Database Table Space Recovery

Database Table Space Recovery

Tags
Database
MySQL
Published
December 3, 2022
The data of a table can be stored either in a shared table space or as a separate file. This behavior is controlled by the parameter innodb_file_per_table:
  1. When this parameter is set to OFF, the data of the table is stored in the system shared table space, which is combined with the data dictionary;
  1. When this parameter is set to ON, the data of each InnoDB table is stored in a separate file with the .ibd suffix.
From MySQL 5.6.6 onwards, its default value is ON. It is recommended to set this value to ON.
Storing each table as a separate file makes management easier. When the table is no longer needed, the system can delete the file directly by using the drop table command. However, if the data is stored in a shared table space, the space will not be reclaimed even after the table is deleted.

Data Deletion Process

Assume that we want to delete the record R4. The InnoDB engine will only mark this record as deleted. If a new record with an ID between 300 and 600 is inserted later, the position may be reused. However, the size of the disk file will not shrink.
notion image
InnoDB data is stored in pages. If all records on a data page are deleted, the entire data page can be reused.
If the usage of two adjacent data pages is very low, the system will merge the data on these two pages onto one page, and the other data page will be marked as reusable.
If you use the delete command to delete all data in the table, all data pages will be marked as reusable. However, the file on the disk will not shrink.
Updating the value on the index can be understood as deleting an old value and inserting a new one. This will also cause fragmentation. Tables that have undergone a large amount of insertions, deletions, and modifications may have fragmentation. Therefore, if these fragments can be eliminated, the goal of shrinking the table space can be achieved.
Rebuilding the table can achieve this goal. Use the alter table A engine=InnoDB command to rebuild the table.

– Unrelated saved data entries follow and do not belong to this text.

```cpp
#include "../../include/blokus_engine.h"
#include "ctx.h"
#include "legal_rows.h"
#include "mcts_dev.h"

namespace bk {

constexpr int kResetBlocks = 8;
__global__ __launch_bounds__(256) void k_reset(DevMcts m, const int32_t* flags) {
  const int t = blockIdx.y;
  if (flags && !flags[t]) return;
  TabEntry* tab = m.tab + (size_t)t * m.TS;
  for (int i = blockIdx.x * 256 + threadIdx.x; i < m.TS; i += kResetBlocks * 256) tab[i] = TabEntry{0ull, 0u, 0};
  if (blockIdx.x == 0 && threadIdx.x == 0) { m.tree_nodes[t] = 0; m.tree_children[t] = 0; }
}

constexpr int kSelectWaves = 4;
__global__ __launch_bounds__(64 * kSelectWaves) void k_select(DevPreset dp, DevMcts m, const uint32_t* __restrict__ roots,
                                                              const int32_t* __restrict__ active, double cpuct,
                                                              int32_t* __restrict__ status_out, float* __restrict__ obs,
                                                              uint64_t* __restrict__ mask_out, double root_eps) {
  extern __shared__ __attribute__((aligned(16))) uint32_t lds[];
  __shared__ int status_sh;
  const int wave = __builtin_amdgcn_readfirstlane(threadIdx.x >> 6);
  if (wave == 0) {
    const int st = select_descend(dp, m, blockIdx.x, roots, active, cpuct, status_out, lds, 0, nullptr, root_eps);
    if (lane_id() == 0) status_sh = st;
  }
  __syncthreads();
  select_leaf<kSelectWaves>(dp, m, blockIdx.x, status_sh, obs, mask_out, lds, wave);
}

constexpr int kLeafR = 1;
__global__ __launch_bounds__(256) void k_leaf_logits(DevPreset dp, DevMcts m, const float* __restrict__ feat,
                                                     int64_t ldf, int F, const float* __restrict__ W,
                                                     const float* __restrict__ bias) {
  extern __shared__ __attribute__((aligned(16))) uint32_t lds[];
  leaf_logits_tree<kLeafR>(dp, m, blockIdx.x, blockIdx.y, kLeafBlocks, feat, ldf, F, W, bias, lds);
}

__global__ __launch_bounds__(64) void k_expand_backup(DevPreset dp, DevMcts m, const float* __restrict__ logp,
                                                      const float* __restrict__ values, int prior_mode) {
  extern __shared__ __attribute__((aligned(16))) uint32_t lds[];
  expand_tree(dp, m, blockIdx.x, logp, values, prior_mode, lds);
}

__device__ __forceinline__ void wg_store_handoff() {
  __builtin_amdgcn_s_waitcnt(0x0F70);
  __syncthreads();
  asm volatile("buffer_inv sc0" ::: "memory");
}
constexpr int kStepWaves = 16;
__global__ __launch_bounds__(64 * kStepWaves) void k_leaf_step(DevPreset dp, DevMcts m, const float* __restrict__ feat,
                                                                 int64_t ldf, int F, const float* __restrict__ W,
                                                                 const float* __restrict__ bias,
                                                                 const float* __restrict__ values, int do_select,
                                                                 const uint32_t* __restrict__ roots,
                                                                 const int32_t* __restrict__ active, double cpuct,
                                                                 int32_t* __restrict__ status_out,
                                                                 float* __restrict__ obs,
                                                                 uint64_t* __restrict__ mask_out) {
  extern __shared__ __attribute__((aligned(16))) uint32_t lds[];
  __shared__ int status_sh;
  const int t = blockIdx.x;
  const int wave = __builtin_amdgcn_readfirstlane(threadIdx.x >> 6);
#ifdef BK_STAMPS
#define BK_STEP_STAMP(i) \
  do { if (do_select && threadIdx.x == 0 && t < 4096) g_step_stamps[t][i] = __builtin_amdgcn_s_memtime(); } while (0)
#else
#define BK_STEP_STAMP(i) do { } while (0)
#endif
  BK_STEP_STAMP(0);
  leaf_logits_tree<kLeafR>(dp, m, t, 0, 1, feat, ldf, F, W, bias, lds);
  wg_store_handoff();
  BK_STEP_STAMP(1);
  if (wave == 0) expand_tree(dp, m, t, nullptr, values, 2, lds);
  wg_store_handoff();
  BK_STEP_STAMP(2);
  if (!do_select) return;
// ... 5 lines not shown
  BK_STEP_STAMP(3);
  select_leaf<kStepWaves>(dp, m, t, status_sh, obs, mask_out, lds, wave);
  BK_STEP_STAMP(4);
#undef BK_STEP_STAMP
}

__global__ __launch_bounds__(64 * kStepWaves) void k_leaf_step_ov(DevPreset dp, DevMcts m, const float* __restrict__ feat,
                                                                    int64_t ldf, int F, const float* __restrict__ W,
                                                                    const float* __restrict__ bias,
                                                                    const float* __restrict__ values, int do_select,
                                                                    const uint32_t* __restrict__ roots,
                                                                    const int32_t* __restrict__ active, double cpuct,
                                                                    int32_t* __restrict__ status_out,
                                                                    float* __restrict__ obs,
                                                                    uint64_t* __restrict__ mask_out, int sel_off,
                                                                    int skipz) {
  extern __shared__ __attribute__((aligned(16))) uint32_t lds[];
  __shared__ int status_sh, status0_sh;
  __shared__ StepExpand sx;
  const int t = blockIdx.x;
  const int wave = __builtin_amdgcn_readfirstlane(threadIdx.x >> 6);
#ifdef BK_STAMPS
#define BK_OV_STAMP(i) \
  do { if (lane_id() == 0 && do_select && t < 4096) g_step_stamps[t][i] = __builtin_amdgcn_s_memtime(); } while (0)
#else
#define BK_OV_STAMP(i) do { } while (0)
#endif
  if (threadIdx.x == 0) {
    sx.ready = 0;
    sx.pready = 0;
    sx.done = 0;
    sx.leaf_ready = 0;
    sx.slice = 0;
    sx.loaded = 0;
    sx.counted = 0;
// ... 247 lines not shown
  if (!rc) rc = mcts_alloc(m, &d.tree_ctr, T * 8);
  if (!rc) rc = hip_check(hipMemset(d.tree_ctr, 0, T * 8 * sizeof(unsigned long long)), "memset tree counters");
  if (!rc) rc = hip_check(hipMemset(d.leaf_status, 0, T * sizeof(int32_t)), "memset status");
  if (!rc) rc = hip_check(hipMemset(d.depth, 0, T * sizeof(int32_t)), "memset depth");
  if (rc) { bk_mcts_destroy(m); return rc; }
  rc = bk_mcts_reset(m, nullptr, nullptr);
  if (!rc) rc = hip_check(hipDeviceSynchronize(), "sync");
  if (rc) { bk_mcts_destroy(m); return rc; }
  *out = m;
  return BK_OK;
}

int bk_mcts_destroy(bk_mcts* m) {
  if (!m) return BK_OK;
  for (void* p : m->allocs) (void)hipFree(p);
  delete m;
  return BK_OK;
}

int bk_mcts_reset(bk_mcts* m, const int32_t* reset_flags, void* stream) {
  BK_REQUIRE(m, "null mcts");
  hipLaunchKernelGGL(k_reset, dim3(kResetBlocks, m->d.T), dim3(256), 0, (hipStream_t)stream, m->d,
                     reset_flags);
  return launch_check("k_reset");
}

int bk_mcts_select_eps(bk_mcts* m, const void* roots, const int32_t* active, double cpuct, double root_eps,
                       int32_t* leaf_status, float* obs, uint64_t* leaf_mask, void* stream) {
  BK_REQUIRE(m && roots && leaf_status && obs, "bad argument");
  BK_REQUIRE(root_eps >= 0.0, "bk_mcts_select_eps: root_eps >= 0");
  const DevPreset& dp = m->ctx->dp;
  const size_t lds = sizeof(uint32_t) * (size_t)(kStateWords + 2 * kMaxN + dp.W32pad);
  hipLaunchKernelGGL(k_select, dim3(m->d.T), dim3(kWave * kSelectWaves), lds, (hipStream_t)stream, dp, m->d,
                     (const uint32_t*)roots, active, cpuct, leaf_status, obs, leaf_mask, root_eps);
  return launch_check("k_select");
}

int bk_mcts_select(bk_mcts* m, const void* roots, const int32_t* active, double cpuct, int32_t* leaf_status,
                   float* obs, uint64_t* leaf_mask, void* stream) {
  return bk_mcts_select_eps(m, roots, active, cpuct, 1e-6, leaf_status, obs, leaf_mask, stream);
}

int bk_mcts_leaf_logits(bk_mcts* m, const float* feat, int64_t ldf, int F, const float* W, const float* bias,
                        void* stream) {
  BK_REQUIRE(m && feat && W && bias && F > 0 && F <= kMaxFeat && ldf >= F, "bad argument");
  BK_REQUIRE(((uintptr_t)W & 15u) == 0 || (F & 3) != 0, "bk_mcts_leaf_logits: W must be 16-byte aligned");
  const DevPreset& dp = m->ctx->dp;
  const size_t lds = sizeof(uint32_t) * ((size_t)dp.W32pad + kLeafCap + F);
  hipLaunchKernelGGL(k_leaf_logits, dim3(m->d.T, kLeafBlocks), dim3(256), lds, (hipStream_t)stream, dp, m->d, feat,
                     ldf, F, W, bias);
  return launch_check("k_leaf_logits");
}

int bk_mcts_leaf_step(bk_mcts* m, const float* feat, int64_t ldf, int F, const float* W, const float* bias,
                      const float* values, int do_select, const void* roots, const int32_t* active, double cpuct,
                      int32_t* leaf_status, float* obs, uint64_t* leaf_mask, void* stream) {
  BK_REQUIRE(m && feat && W && bias && values && F > 0 && F <= kMaxFeat && ldf >= F, "bad argument");
  BK_REQUIRE(((uintptr_t)W & 15u) == 0 || (F & 3) != 0, "bk_mcts_leaf_step: W must be 16-byte aligned");
  BK_REQUIRE(!do_select || (roots && leaf_status), "bad argument: select outputs");
  const DevPreset& dp = m->ctx->dp;
  const char* ov = getenv("BK_STEP_OVERLAP");
  const int overlap = ov ? atoi(ov) : 1;
  if (overlap) {
    const int sel_off = (int)(((size_t)dp.W32pad + 2 * kLeafCap + F + 3) & ~(size_t)3);
    const size_t words = (size_t)sel_off + kStateWords + 2 * kMaxN + dp.W32pad;
    const char* sz = getenv("BK_LEAF_SKIP0");
    const int skipz = sz ? atoi(sz) : 1;
    hipLaunchKernelGGL(k_leaf_step_ov, dim3(m->d.T), dim3(kWave * kStepWaves), sizeof(uint32_t) * words,
                       (hipStream_t)stream, dp, m->d, feat, ldf, F, W, bias, values, do_select,
                       (const uint32_t*)roots, active, cpuct, leaf_status, obs, leaf_mask, sel_off, skipz);
    return launch_check("k_leaf_step_ov");
  }
  size_t words = (size_t)dp.W32pad + kLeafCap + F;
  words = std::max(words, (size_t)dp.W32pad + kExpandLdsIds);
  words = std::max(words, (size_t)(kStateWords + 2 * kMaxN + dp.W32pad));
  hipLaunchKernelGGL(k_leaf_step, dim3(m->d.T), dim3(kWave * kStepWaves), sizeof(uint32_t) * words,
                     (hipStream_t)stream, dp, m->d, feat, ldf, F, W, bias, values, do_select,
                     (const uint32_t*)roots, active, cpuct, leaf_status, obs, leaf_mask);
  return launch_check("k_leaf_step");
}

int bk_mcts_expand_backup(bk_mcts* m, const float* logp, const float* values, int prior_mode, void* stream) {
  BK_REQUIRE(m && values && (prior_mode == 0 || prior_mode == 1 || prior_mode == 2), "bad argument");
  BK_REQUIRE(logp || prior_mode == 2, "bad argument: logp");
  const DevPreset& dp = m->ctx->dp;
  const size_t lds = sizeof(uint32_t) * ((size_t)dp.W32pad + kExpandLdsIds);
  hipLaunchKernelGGL(k_expand_backup, dim3(m->d.T), dim3(kWave), lds, (hipStream_t)stream, dp, m->d, logp, values,
                     prior_mode);
  return launch_check("k_expand_backup");
}

int bk_mcts_root_policy(bk_mcts* m, const void* roots, const int32_t* active, double temperature, int32_t* ids,
                        double* pi, int cap, int32_t* counts, void* stream) {
  BK_REQUIRE(m && roots && ids && pi && counts && cap > 0 && temperature >= 0.0, "bad argument");
// ... 61 lines not shown
```

### blokus_rl_amd/csrc/mcts_dev.h

```cpp
#pragma once
#include <cmath>
#include <vector>

#include "../../include/blokus_engine.h"
#include "ctx.h"
#include "legal_rows.h"

namespace bk {

constexpr int kMaxDepth = 96;
constexpr int kExpandLdsIds = 2048;
constexpr int kGatherRegs = 16;
constexpr int kLeafCap = 2048;
constexpr int kLeafBlocks = 4;
constexpr int kMaxFeat = 2048;
constexpr int kLeafQ = 16;

#ifdef BK_STAMPS
static __device__ unsigned long long g_stamps[2][4096][8];
#define BK_STAMP(k, i) \
  do { if (lane_id() == 0 && blockIdx.x < 4096) g_stamps[k][blockIdx.x][i] = __builtin_amdgcn_s_memtime(); } while (0)
#else
#define BK_STAMP(k, i) do { } while (0)
#endif
// ... 924 lines not shown
  }
  for (int i = l + kGatherRegs * kWave; i < K; i += kWave) {
    m.ch_id[off + i] = ids[i];
    m.ch_N[off + i] = 0u;
    m.ch_Q[off + i] = 0.0;
    m.ch_P[off + i] = expf((lg[i] - mx) - lse);
  }
}

}

struct bk_mcts {
  bk_ctx* ctx = nullptr;
  bk::DevMcts d{};
  std::vector<void*> allocs;
};
```

### blokus_rl_amd/engine.py

```python
from __future__ import annotations

import ctypes
import os
from dataclasses import dataclass

import numpy as np
import torch

HERE = os.path.dirname(os.path.abspath(__file__))
LIB_PATH = os.environ.get("BK_LIB") or os.path.join(HERE, "_lib", "libblokus_hip.so")
STATE_BYTES = 384
STATE_WORDS = STATE_BYTES // 4

W_PIECES, W_HASH, W_TO_MOVE, W_PLY, W_FLAGS = 80, 84, 86, 87, 88

_vp = ctypes.c_void_p
_i = ctypes.c_int
_SIGS = {
    "bk_last_error": (ctypes.c_char_p, []),
    "bk_version": (_i, []),
    "bk_state_bytes": (_i, []),
    "bk_ctx_create": (_i, [_i, _i, _i, _i, ctypes.POINTER(_vp)]),
    "bk_ctx_destroy": (_i, [_vp]),
    "bk_action_size": (_i, [_vp]),
# ... 5 lines not shown
    "bk_legal_mask": (_i, [_vp, _vp, _vp, _i, _vp, _vp, _vp]),
    "bk_legal_ids": (_i, [_vp, _vp, _vp, _i, _vp, _i, _vp, _vp]),
    "bk_next_state": (_i, [_vp, _vp, _vp, _i, _vp, _vp, _vp, _vp]),
    "bk_game_ended": (_i, [_vp, _vp, _i, _vp, _vp, _vp]),
    "bk_observe": (_i, [_vp, _vp, _i, _vp, _vp]),
    "bk_square_counts": (_i, [_vp, _vp, _i, _vp, _vp]),
    "bk_mcts_create": (_i, [_vp, _i, _i, ctypes.c_int64, ctypes.POINTER(_vp)]),
    "bk_mcts_destroy": (_i, [_vp]),
    "bk_mcts_reset": (_i, [_vp, _vp, _vp]),
    "bk_mcts_select": (_i, [_vp, _vp, _vp, ctypes.c_double, _vp, _vp, _vp, _vp]),
    "bk_mcts_select_eps": (_i, [_vp, _vp, _vp, ctypes.c_double, ctypes.c_double, _vp, _vp, _vp, _vp]),
    "bk_mcts_expand_backup": (_i, [_vp, _vp, _vp, _i, _vp]),
    "bk_mcts_leaf_logits": (_i, [_vp, _vp, ctypes.c_int64, _i, _vp, _vp, _vp]),
    "bk_mcts_leaf_step": (_i, [_vp, _vp, ctypes.c_int64, _i, _vp, _vp, _vp, _i, _vp, _vp, ctypes.c_double, _vp,
                               _vp, _vp, _vp]),
    "bk_mcts_root_policy": (_i, [_vp, _vp, _vp, ctypes.c_double, _vp, _vp, _i, _vp, _vp]),
    "bk_mcts_root_stats": (_i, [_vp, _vp, _vp, _vp, _vp, _vp, _vp, _i, _vp, _vp]),
    "bk_mcts_counters": (_i, [_vp, _vp, _vp]),
    "bk_mcts_leaf_info": (_i, [_vp, _vp, _vp, _vp]),
    "bk_mcts_leaf_states": (_i, [_vp, ctypes.POINTER(_vp)]),
    "bk_ply_policy": (_i, [_vp, _vp, _vp, _vp, _vp, _i, _i, ctypes.c_double, ctypes.c_double, ctypes.c_uint64,
                           ctypes.c_uint64, _vp, _vp, _vp, _vp, _vp, _vp, _vp]),
    "bk_ply_finish": (_i, [_i, _i, _vp, _vp, _vp, _vp, _vp, _vp, _vp, _i, _i, _vp, _vp, _vp, _vp, _vp, _vp, _vp,
                           ctypes.c_int64, _vp, _vp, _vp, _vp, _vp]),
    "bk_vec_reset": (_i, [_vp, _vp, _vp, _vp, _i, _vp, _vp, _vp]),
    "bk_vec_step": (_i, [_vp, _vp, _vp, _vp, _i, _vp, _vp, _vp, _vp, _vp]),
    "bk_vec_policy": (_i, [_vp, _vp, _vp, _vp, _i, _i, _vp, _vp, _vp]),
    "bk_vec_step_policy": (_i, [_vp, _vp, _vp, _vp, _i, _i, _vp, _vp, _vp, _vp, _vp, _vp, _vp]),
    "bk_replay_stride": (ctypes.c_size_t, [_i]),
    "bk_replay_batch": (_i, [_vp, _vp, _i, _vp, _i, _vp, _vp, _vp, _vp, _vp, _vp, _vp]),
# ... 32 lines not shown
    "bk_resnet_stem_tower_heads": (_i, [_vp, _i, _i, _i, _vp, _vp, _i, _vp, _vp, _vp, _vp, _vp, _vp, _vp, _vp, _vp,
                                        _vp, _vp, _vp, _vp, _vp, _i, _vp, _vp, _vp]),
    "bk_leafnet_x3_weight_bytes": (_i, [_i]),
    "bk_leafnet_x3_supported": (_i, [_i]),
    "bk_leafnet_x3": (_i, [_vp, _i, _i, _i, _vp, _vp, _vp, _i, _vp, _vp, _vp, _vp] + [_vp] * 8 + [_i, _vp, _vp, _vp, _vp]),
    "bk_leafnet_x3_states": (_i, [_vp, _vp, _i, _i, _i, _vp, _vp, _vp, _i, _vp, _vp, _vp, _vp] + [_vp] * 8
                             + [_vp, _vp, _vp, _vp]),
    "bk_leafnet_w3_weight_bytes": (_i, []),
    "bk_leafnet_w3_supported": (_i, [_i]),
    "bk_leafnet_w3": (_i, [_vp, _i, _i, _i, _vp, _vp, _vp, _i, _vp, _vp, _vp, _vp] + [_vp] * 8 + [_i, _vp, _vp, _vp, _vp, _vp]),
}
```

MySQL 5.6 introduced Online DDL to optimize this operation process.
Online DDL's table rebuilding process:
  1. Create a temporary file and scan all data pages of table A's primary key;
  1. Generate a B+ tree from the records of table A in the data pages and store them in the temporary file;
  1. During the creation of the temporary file, all operations on table A are recorded in a log file (row log), which corresponds to the state 2 in the diagram;
  1. After the temporary file is generated, apply the operations in the log file to the temporary file to obtain a data file that is logically the same as table A, which corresponds to the state 3 in the diagram;
  1. Replace the data file of table A with the temporary file.
Due to the existence of the function of recording and replaying operations in the log file, this scheme allows adding, deleting, and modifying operations on table A during the table rebuilding process. In versions before 5.5, if there is new data to be written to table A during this process, it will cause data loss.
The entire DDL process is completed within InnoDB. For the server layer, since the data is not moved to a temporary table, it is an "in-place" operation, which is the origin of the name "inplace".
If you have a 1TB table and the disk space is currently 1.2TB, you cannot perform an inplace DDL because the tmp_file also takes up temporary space.